### Task prompt
Copy out each line in the listing below where the word "pend" appears.

(Beginning of Raw data)

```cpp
#ifdef VMX_EMU
__device__ __forceinline__ int vmx_shr1(int v) { return __shfl_up(v, 1); }
__device__ __forceinline__ int vmx_readlane(int v, int l) { return __shfl(v, l); }
#define VMX_SPIN_PAUSE() hipemu::yield()
#define VMX_CLOCK() 0LL
#else
__device__ __forceinline__ int vmx_shr1(int v) { return __builtin_amdgcn_update_dpp(v, v, 0x138, 0xf, 0xf, false); }
__device__ __forceinline__ int vmx_readlane(int v, int l) { return __builtin_amdgcn_readlane(v, l); }
#define VMX_SPIN_PAUSE() __builtin_amdgcn_s_sleep(1)
#define VMX_CLOCK() ((long long)wall_clock64())
#endif
#ifdef VMX_EMU
__device__ __forceinline__ int vmx_shr1_in(int v, int in) { int e = __shfl_up(v, 1); return vmx_lane() == 0 ? in : e; }
__device__ __forceinline__ int vmx_rol1(int v) { return __shfl(v, (vmx_lane() + 1) & 63); }
__device__ __forceinline__ int vmx_ror1(int v) { return __shfl(v, (vmx_lane() + 63) & 63); }
#else
__device__ __forceinline__ int vmx_shr1_in(int v, int in) { return __builtin_amdgcn_update_dpp(in, v, 0x138, 0xf, 0xf, false); }
__device__ __forceinline__ int vmx_rol1(int v) { return __builtin_amdgcn_update_dpp(v, v, 0x134, 0xf, 0xf, false); }
__device__ __forceinline__ int vmx_ror1(int v) { return __builtin_amdgcn_update_dpp(v, v, 0x13C, 0xf, 0xf, false); }
#endif
#ifdef VMX_EMU
__device__ __forceinline__ unsigned vmx_pk(int lo, int hi) { return ((unsigned)lo & 0xffffu) | ((unsigned)hi << 16); }
__device__ __forceinline__ int vmx_pk_lo(unsigned a) { return (int)(short)(a & 0xffffu); }
__device__ __forceinline__ int vmx_pk_hi(unsigned a) { return (int)(short)(a >> 16); }
__device__ __forceinline__ unsigned vmx_pk_add(unsigned a, unsigned b) { return vmx_pk(vmx_pk_lo(a) + vmx_pk_lo(b), vmx_pk_hi(a) + vmx_pk_hi(b)); }
__device__ __forceinline__ unsigned vmx_pk_sub(unsigned a, unsigned b) { return vmx_pk(vmx_pk_lo(a) - vmx_pk_lo(b), vmx_pk_hi(a) - vmx_pk_hi(b)); }
__device__ __forceinline__ unsigned vmx_pk_max(unsigned a, unsigned b) {
    const int l = vmx_pk_lo(a) > vmx_pk_lo(b) ? vmx_pk_lo(a) : vmx_pk_lo(b), h = vmx_pk_hi(a) > vmx_pk_hi(b) ? vmx_pk_hi(a) : vmx_pk_hi(b);
    return vmx_pk(l, h);
}
__device__ __forceinline__ unsigned vmx_pk_neg(unsigned a) { return (vmx_pk_lo(a) < 0 ? 0xffffu : 0u) | (vmx_pk_hi(a) < 0 ? 0xffff0000u : 0u); }
__device__ __forceinline__ unsigned vmx_pk_min_u16(unsigned a, unsigned b) { const unsigned al = a & 0xffffu, bl = b & 0xffffu, ah = a >> 16, bh = b >> 16; return (al < bl ? al : bl) | ((ah < bh ? ah : bh) << 16); }
__device__ __forceinline__ unsigned vmx_pk_mad(unsigned a, unsigned b, unsigned c) { return vmx_pk(vmx_pk_lo(a) * vmx_pk_lo(b) + vmx_pk_lo(c), vmx_pk_hi(a) * vmx_pk_hi(b) + vmx_pk_hi(c)); }
__device__ __forceinline__ unsigned vmx_alignbit16(unsigned hi, unsigned lo) { return (hi << 16) | (lo >> 16); }
#else
typedef short vmx_v2s __attribute__((ext_vector_type(2)));
__device__ __forceinline__ unsigned vmx_pk(int lo, int hi) { return ((unsigned)lo & 0xffffu) | ((unsigned)hi << 16); }
__device__ __forceinline__ int vmx_pk_lo(unsigned a) { return (int)(short)(a & 0xffffu); }
__device__ __forceinline__ int vmx_pk_hi(unsigned a) { return (int)(short)(a >> 16); }
__device__ __forceinline__ unsigned vmx_pk_add(unsigned a, unsigned b) { return __builtin_bit_cast(unsigned, (vmx_v2s)(__builtin_bit_cast(vmx_v2s, a) + __builtin_bit_cast(vmx_v2s, b))); }
__device__ __forceinline__ unsigned vmx_pk_sub(unsigned a, unsigned b) { return __builtin_bit_cast(unsigned, (vmx_v2s)(__builtin_bit_cast(vmx_v2s, a) - __builtin_bit_cast(vmx_v2s, b))); }
__device__ __forceinline__ unsigned vmx_pk_max(unsigned a, unsigned b) { return __builtin_bit_cast(unsigned, __builtin_elementwise_max(__builtin_bit_cast(vmx_v2s, a), __builtin_bit_cast(vmx_v2s, b))); }
__device__ __forceinline__ unsigned vmx_pk_neg(unsigned a) { unsigned r; asm("v_pk_ashrrev_i16 %0, 15, %1 op_sel_hi:[0,1]" : "=v"(r) : "v"(a)); return r; }
__device__ __forceinline__ unsigned vmx_pk_min_u16(unsigned a, unsigned b) { unsigned r; asm("v_pk_min_u16 %0, %1, %2" : "=v"(r) : "v"(a), "v"(b)); return r; }
__device__ __forceinline__ unsigned vmx_pk_mad(unsigned a, unsigned b, unsigned c) { unsigned r; asm("v_pk_mad_i16 %0, %1, %2, %3" : "=v"(r) : "v"(a), "v"(b), "v"(c)); return r; }
__device__ __forceinline__ unsigned vmx_alignbit16(unsigned hi, unsigned lo) { return __builtin_amdgcn_alignbit(hi, lo, 16); }
#endif
#ifdef VMX_EMU
__device__ __forceinline__ unsigned vmx_pk_bytes(unsigned b) { return (b & 0xffu) | ((b >> 8) & 0xff00u); }
#else
__device__ __forceinline__ unsigned vmx_pk_bytes(unsigned b) { return __builtin_amdgcn_perm(b, b, 0x0c0c0200u); }
#endif
#if defined(VMX_EMU) || defined(VMX_NOPRIO)
#define VMX_SETPRIO(p) ((void)0)
#else
#define VMX_SETPRIO(p) __builtin_amdgcn_s_setprio(p)
#endif
#ifdef VMX_EMU
__device__ __forceinline__ void vmx_wave_lds_fence() { __syncthreads(); }
#else
__device__ __forceinline__ void vmx_wave_lds_fence() { asm volatile("" ::: "memory"); }
#endif
__device__ __forceinline__ unsigned vmx_bfi(unsigned m, unsigned a, unsigned b) { return (m & a) | (~m & b); }
#ifdef VMX_EMU
__device__ __forceinline__ int vmx_uniform_i32(int v) { return v; }
#else
__device__ __forceinline__ int vmx_uniform_i32(int v) { return __builtin_amdgcn_readfirstlane(v); }
#endif
__device__ __forceinline__ long long vmx_uniform_i64(long long v) {
    union { long long d; int i[2]; } u; u.d = v;
    u.i[0] = vmx_uniform_i32(u.i[0]); u.i[1] = vmx_uniform_i32(u.i[1]);
    return u.d;
}
__device__ __forceinline__ double vmx_uniform_f64(double v) {
    union { double d; int i[2]; } u; u.d = v;
    u.i[0] = vmx_uniform_i32(u.i[0]); u.i[1] = vmx_uniform_i32(u.i[1]);
    return u.d;
}
#ifdef VMX_EMU
#define VMX_GLOBAL_PTR(T, p) (p)
#else
#define VMX_GLOBAL_PTR(T, p) ((T*)(__attribute__((address_space(1))) T*)(unsigned long long)vmx_uniform_i64((long long)(p)))
#endif
#ifdef VMX_EMU
__device__ __forceinline__ int vmx_bcast0(int v) { return __shfl(v, 0); }
#else
__device__ __forceinline__ int vmx_bcast0(int v) { return __builtin_amdgcn_readfirstlane(v); }
#endif
__device__ __forceinline__ double vmx_shr1_f64(double v) {
    union { double d; int i[2]; } u; u.d = v;
    u.i[0] = vmx_shr1(u.i[0]); u.i[1] = vmx_shr1(u.i[1]);
    return u.d;
}
__device__ __forceinline__ long long vmx_shr1_i64(long long v) {
    union { long long d; int i[2]; } u; u.d = v;
    u.i[0] = vmx_shr1(u.i[0]); u.i[1] = vmx_shr1(u.i[1]);
    return u.d;
}
struct vmx_cwin { int j, q, ls; double S; long long r; };
__device__ __forceinline__ void vmx_cwin_insert(vmx_cwin& w, int at, int k, double Sk, int qk, int lsk, long long rk, int lane) {
    const int sj = vmx_shr1(w.j), sq = vmx_shr1(w.q), sls = vmx_shr1(w.ls);
    const double sS = vmx_shr1_f64(w.S); const long long sr = vmx_shr1_i64(w.r);
    if (lane > at) { w.j = sj; w.q = sq; w.ls = sls; w.S = sS; w.r = sr; }
    else if (lane == at) { w.j = k; w.q = qk; w.ls = lsk; w.S = Sk; w.r = rk; }
}
__device__ __forceinline__ double vmx_readlane_f64(double v, int l) {
    union { double d; int i[2]; } u; u.d = v;
    u.i[0] = vmx_readlane(u.i[0], l); u.i[1] = vmx_readlane(u.i[1], l);
    return u.d;
}

__device__ __forceinline__ int vmx_wave_max_i32(int v) {
    for (int o = 32; o > 0; o >>= 1) { int x = __shfl_xor(v, o); v = x > v ? x : v; }
    return v;
}
__device__ __forceinline__ int vmx_wave_sum_i32(int v) {
    for (int o = 32; o > 0; o >>= 1) v += __shfl_xor(v, o);
    return v;
}
__device__ __forceinline__ long long vmx_wave_sum_i64(long long v) {
    for (int o = 32; o > 0; o >>= 1) v += __shfl_xor(v, o);
    return v;
}
__device__ __forceinline__ int vmx_wave_incl_scan_i32(int v) {
    int lane = vmx_lane();
    for (int o = 1; o < 64; o <<= 1) { int x = __shfl_up(v, o); if (lane >= o) v += x; }
    return v;
// ... 350 lines not shown
```

### vacmap_amd/csrc/vmx_dp_ad.h

```cpp
#ifndef VMX_DP_AD_H
#define VMX_DP_AD_H

#ifdef VMX_EMU
__device__ __forceinline__ int vmx_r16_shl1_in(int v, int in) { const int l = vmx_lane(); const int e = __shfl(v, (l & 48) | ((l + 1) & 15)); return (l & 15) == 15 ? in : e; }
__device__ __forceinline__ unsigned vmx_perm(unsigned s0, unsigned s1, unsigned sel) {
    unsigned r = 0;
    for (int b = 0; b < 4; ++b) {
        const unsigned c = (sel >> (8 * b)) & 0xffu;
        const unsigned v = c < 4 ? (s1 >> (8 * c)) & 0xffu : c < 8 ? (s0 >> (8 * (c - 4))) & 0xffu : 0u;
        r |= v << (8 * b);
    }
    return r;
}
#else
__device__ __forceinline__ int vmx_r16_shl1_in(int v, int in) { return __builtin_amdgcn_update_dpp(in, v, 0x101, 0xf, 0xf, false); }
__device__ __forceinline__ unsigned vmx_perm(unsigned s0, unsigned s1, unsigned sel) { return __builtin_amdgcn_perm(s0, s1, sel); }
#endif

#define VMX_AD_BIAS 8192
#define VMX_AD_NEGINF (-4096)
struct vmx_ad_consts { unsigned O1, O2, E1, E2, MATCH, NMIS, ONE, NEGP; };

__device__ __forceinline__ unsigned vmx_ad_cell(const vmx_ad_consts& K, unsigned upH, unsigned upE1, unsigned upE2, unsigned leftH, unsigned leftF1,
                                                unsigned leftF2, unsigned tc, unsigned qc, unsigned& H, unsigned& E1, unsigned& E2, unsigned& F1, unsigned& F2) {
    const unsigned a1 = upH - K.O1, a2 = upH - K.O2;
    unsigned b = (unsigned)((int)vmx_pk_sub(a1, upE1) >> 12) & 0x00080008u;
    b |= (unsigned)((int)vmx_pk_sub(a2, upE2) >> 11) & 0x00100010u;
    const unsigned e1v = vmx_pk_max(a1, upE1) - K.E1, e2v = vmx_pk_max(a2, upE2) - K.E2;
    const unsigned c1 = leftH - K.O1, c2 = leftH - K.O2;
    b |= (unsigned)((int)vmx_pk_sub(c1, leftF1) >> 10) & 0x00200020u;
    b |= (unsigned)((int)vmx_pk_sub(c2, leftF2) >> 9) & 0x00400040u;
    const unsigned f1v = vmx_pk_max(c1, leftF1) - K.E1, f2v = vmx_pk_max(c2, leftF2) - K.E2;
    unsigned h = vmx_pk_mad(vmx_pk_min_u16(tc ^ qc, K.ONE), K.NMIS, H) + K.MATCH;
    unsigned src = 0, m;
    m = vmx_pk_neg(vmx_pk_sub(h, e1v)); src = vmx_bfi(m, 0x00010001u, src); h = vmx_pk_max(h, e1v);
    m = vmx_pk_neg(vmx_pk_sub(h, f1v)); src = vmx_bfi(m, 0x00030003u, src); h = vmx_pk_max(h, f1v);
    m = vmx_pk_neg(vmx_pk_sub(h, e2v)); src = vmx_bfi(m, 0x00020002u, src); h = vmx_pk_max(h, e2v);
    m = vmx_pk_neg(vmx_pk_sub(h, f2v)); src = vmx_bfi(m, 0x00040004u, src); h = vmx_pk_max(h, f2v);
    H = h; E1 = e1v; E2 = e2v; F1 = f1v; F2 = f2v;
    return b | src;
}

template <int NS>
__device__ __forceinline__ unsigned vmx_ad_pick(const unsigned (&v)[NS], int k) {
    unsigned r = 0;
#pragma unroll
    for (int i = 0; i < NS; ++i) r |= v[i] & (unsigned)-(int)(k == i);
    return r;
}

template <int NS>
__device__ __forceinline__ void vmx_gapfill_fill_ad(const uint8_t* __restrict__ TX, const uint8_t* __restrict__ QX, int tlX, int qlX, int dloX, uint8_t* __restrict__ tbX,
                                                   const uint8_t* __restrict__ TY, const uint8_t* __restrict__ QY, int tlY, int qlY, int dloY, uint8_t* __restrict__ tbY,
                                                   int match, int mismatch, int o1, int e1, int o2, int e2, int lane, int& scoreX, int& scoreY) {
    const int l = lane & 15;
    vmx_ad_consts K;
    K.O1 = vmx_pk(o1, o1); K.O2 = vmx_pk(o2, o2); K.E1 = vmx_pk(e1, e1); K.E2 = vmx_pk(e2, e2);
    K.MATCH = vmx_pk(match, match); K.NMIS = vmx_pk(mismatch - match, mismatch - match); K.ONE = vmx_pk(1, 1); K.NEGP = vmx_pk(VMX_AD_NEGINF + VMX_AD_BIAS, VMX_AD_NEGINF + VMX_AD_BIAS);
    const int afX = (tlX > 0 && qlX > 0) ? tlX + qlX : 0, afY = (tlY > 0 && qlY > 0) ? tlY + qlY : 0;
    const int total = vmx_uniform_i32(vmx_wave_max_i32(afX > afY ? afX : afY));
    const int npairs = (total + 1) >> 1;
    const int poX = (afX + 1) >> 1, peX = afX >> 1, poY = (afY + 1) >> 1, peY = afY >> 1;
    const int hX = dloX >> 1, hY = dloY >> 1;
    auto tcf = [&](const uint8_t* T, int tl, int i) -> int { return (i >= 1 && i <= tl) ? vmx_tcode(T[i - 1]) : 5; };
    auto qcf = [&](const uint8_t* Q, int ql, int j) -> int { return (j >= 1 && j <= ql) ? (int)Q[j - 1] : 4; };
    unsigned tcode[NS], qcode[NS];
#pragma unroll
    for (int k = 0; k < NS; ++k) {
        tcode[k] = vmx_pk(tcf(TX, tlX, -hX - NS * l - k), tcf(TY, tlY, -hY - NS * l - k));
        qcode[k] = vmx_pk(qcf(QX, qlX, hX + NS * l + k), qcf(QY, qlY, hY + NS * l + k));
    }
    unsigned HA[NS], E1A[NS], E2A[NS], F1A[NS], F2A[NS], HC[NS], E1C[NS], E2C[NS], F1C[NS], F2C[NS];
    {
        const int l0X = (-dloX) / (2 * NS), k0X = ((-dloX) % (2 * NS)) >> 1, l0Y = (-dloY) / (2 * NS), k0Y = ((-dloY) % (2 * NS)) >> 1;
#pragma unroll
        for (int k = 0; k < NS; ++k) {
            const unsigned m = ((l == l0X && k == k0X) ? 0xffffu : 0u) | ((l == l0Y && k == k0Y) ? 0xffff0000u : 0u);
            HA[k] = vmx_bfi(m, vmx_pk(VMX_AD_BIAS, VMX_AD_BIAS), K.NEGP);
            E1A[k] = K.NEGP; E2A[k] = K.NEGP; F1A[k] = K.NEGP; F2A[k] = K.NEGP;
            HC[k] = K.NEGP; E1C[k] = K.NEGP; E2C[k] = K.NEGP; F1C[k] = K.NEGP; F2C[k] = K.NEGP;
        }
    }
    const int xfX = (qlX - tlX) - dloX, xfY = (qlY - tlY) - dloY;
    const int lfX = xfX / (2 * NS), kfX = (xfX % (2 * NS)) >> 1, lfY = xfY / (2 * NS), kfY = (xfY % (2 * NS)) >> 1;
    int finX = 0, finY = 0;
    constexpr int W = VMX_AD_W(NS);
    uint8_t* const pX = tbX + VMX_AD_TB_OFF_W(0, l, W);
    uint8_t* const pY = tbY + VMX_AD_TB_OFF_W(0, l, W);
    auto put = [&](uint8_t* at, unsigned w01, unsigned w23, bool hi) {
        if constexpr (W == 1) *at = (uint8_t)(hi ? (w01 >> 16) : w01);
        else if constexpr (W == 2) *(uint16_t*)at = (uint16_t)(hi ? (w01 >> 16) : w01);
        else *(uint32_t*)at = vmx_perm(w23, w01, hi ? 0x07060302u : 0x05040100u);
    };
    auto load_chunks = [&](int b16, unsigned& tch, unsigned& qch) {
        tch = vmx_pk(tcf(TX, tlX, b16 + 1 + l - hX), tcf(TY, tlY, b16 + 1 + l - hY));
        qch = vmx_pk(qcf(QX, qlX, b16 + 15 - l + hX + 16 * NS), qcf(QY, qlY, b16 + 15 - l + hY + 16 * NS));
    };
    unsigned tch, qch, ntch, nqch;
    load_chunks(0, ntch, nqch);
    for (int p0 = 0; p0 < npairs; p0 += 16) {
        tch = ntch; qch = nqch;
        load_chunks(p0 + 16, ntch, nqch);
        int pend = npairs - p0; if (pend > 16) pend = 16;
        for (int pp = 0; pp < pend; ++pp) {
            const int p = p0 + pp + 1;
            {
                const unsigned in = (unsigned)vmx_r16_shl1_in((int)qcode[0], (int)qch);
#pragma unroll
                for (int k = 0; k + 1 < NS; ++k) qcode[k] = qcode[k + 1];
                qcode[NS - 1] = in;
                qch = (unsigned)vmx_r16_ror1((int)qch);
            }
            unsigned bb[NS];
            {
                const unsigned nH = (unsigned)vmx_r16_shl1_in((int)HA[0], (int)K.NEGP), nE1 = (unsigned)vmx_r16_shl1_in((int)E1A[0], (int)K.NEGP),
                               nE2 = (unsigned)vmx_r16_shl1_in((int)E2A[0], (int)K.NEGP);
#pragma unroll
                for (int k = 0; k < NS; ++k) {
                    const unsigned uH = k + 1 < NS ? HA[k + 1 < NS ? k + 1 : 0] : nH, uE1 = k + 1 < NS ? E1A[k + 1 < NS ? k + 1 : 0] : nE1, uE2 = k + 1 < NS ? E2A[k + 1 < NS ? k + 1 : 0] : nE2;
                    bb[k] = vmx_ad_cell(K, uH, uE1, uE2, HA[k], F1A[k], F2A[k], tcode[k], qcode[k], HC[k], E1C[k], E2C[k], F1C[k], F2C[k]);
                }
            }
            {
                unsigned w01 = bb[0], w23 = 0;
                if (NS > 1) w01 |= bb[NS > 1 ? 1 : 0] << 8;
                if (NS > 2) w23 = bb[NS > 2 ? 2 : 0];
                if (NS > 3) w23 |= bb[NS > 3 ? 3 : 0] << 8;
                const size_t so = VMX_AD_TB_OFF_W(2 * p - 2, 0, W);
                if (p <= poX) put(pX + so, w01, w23, false);
                if (p <= poY) put(pY + so, w01, w23, true);
            }
            {
                const unsigned in = (unsigned)vmx_r16_shr1_in((int)tcode[NS - 1], (int)tch);
#pragma unroll
                for (int k = NS - 1; k > 0; --k) tcode[k] = tcode[k - 1];
                tcode[0] = in;
                tch = (unsigned)vmx_r16_rol1((int)tch);
            }
            {
                const unsigned nH = (unsigned)vmx_r16_shr1_in((int)HC[NS - 1], (int)K.NEGP), nF1 = (unsigned)vmx_r16_shr1_in((int)F1C[NS - 1], (int)K.NEGP),
                               nF2 = (unsigned)vmx_r16_shr1_in((int)F2C[NS - 1], (int)K.NEGP);
#pragma unroll
                for (int k = 0; k < NS; ++k) {
                    const unsigned lH = k > 0 ? HC[k > 0 ? k - 1 : 0] : nH, lF1 = k > 0 ? F1C[k > 0 ? k - 1 : 0] : nF1, lF2 = k > 0 ? F2C[k > 0 ? k - 1 : 0] : nF2;
                    bb[k] = vmx_ad_cell(K, HC[k], E1C[k], E2C[k], lH, lF1, lF2, tcode[k], qcode[k], HA[k], E1A[k], E2A[k], F1A[k], F2A[k]);
                }
            }
            {
                unsigned w01 = bb[0], w23 = 0;
                if (NS > 1) w01 |= bb[NS > 1 ? 1 : 0] << 8;
                if (NS > 2) w23 = bb[NS > 2 ? 2 : 0];
                if (NS > 3) w23 |= bb[NS > 3 ? 3 : 0] << 8;
                const size_t so = VMX_AD_TB_OFF_W(2 * p - 1, 0, W);
                if (p <= peX) put(pX + so, w01, w23, false);
                if (p <= peY) put(pY + so, w01, w23, true);
            }
            if (__any(p == poX || p == poY)) {
                const unsigned aX = vmx_ad_pick<NS>(HA, kfX), cX = vmx_ad_pick<NS>(HC, kfX), aY = vmx_ad_pick<NS>(HA, kfY), cY = vmx_ad_pick<NS>(HC, kfY);
                const unsigned vX = (afX & 1) ? cX : aX, vY = (afY & 1) ? cY : aY;
                if (p == poX && l == lfX) finX = vmx_pk_lo(vX) - VMX_AD_BIAS;
                if (p == poY && l == lfY) finY = vmx_pk_hi(vY) - VMX_AD_BIAS;
            }
        }
    }
    scoreX = __shfl(finX, (lane & 48) | (lfX & 15));
    scoreY = __shfl(finY, (lane & 48) | (lfY & 15));
}
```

(End of Raw data)

### Exercise solution
        int pend = npairs - p0; if (pend > 16) pend = 16;
        for (int pp = 0; pp < pend; ++pp) {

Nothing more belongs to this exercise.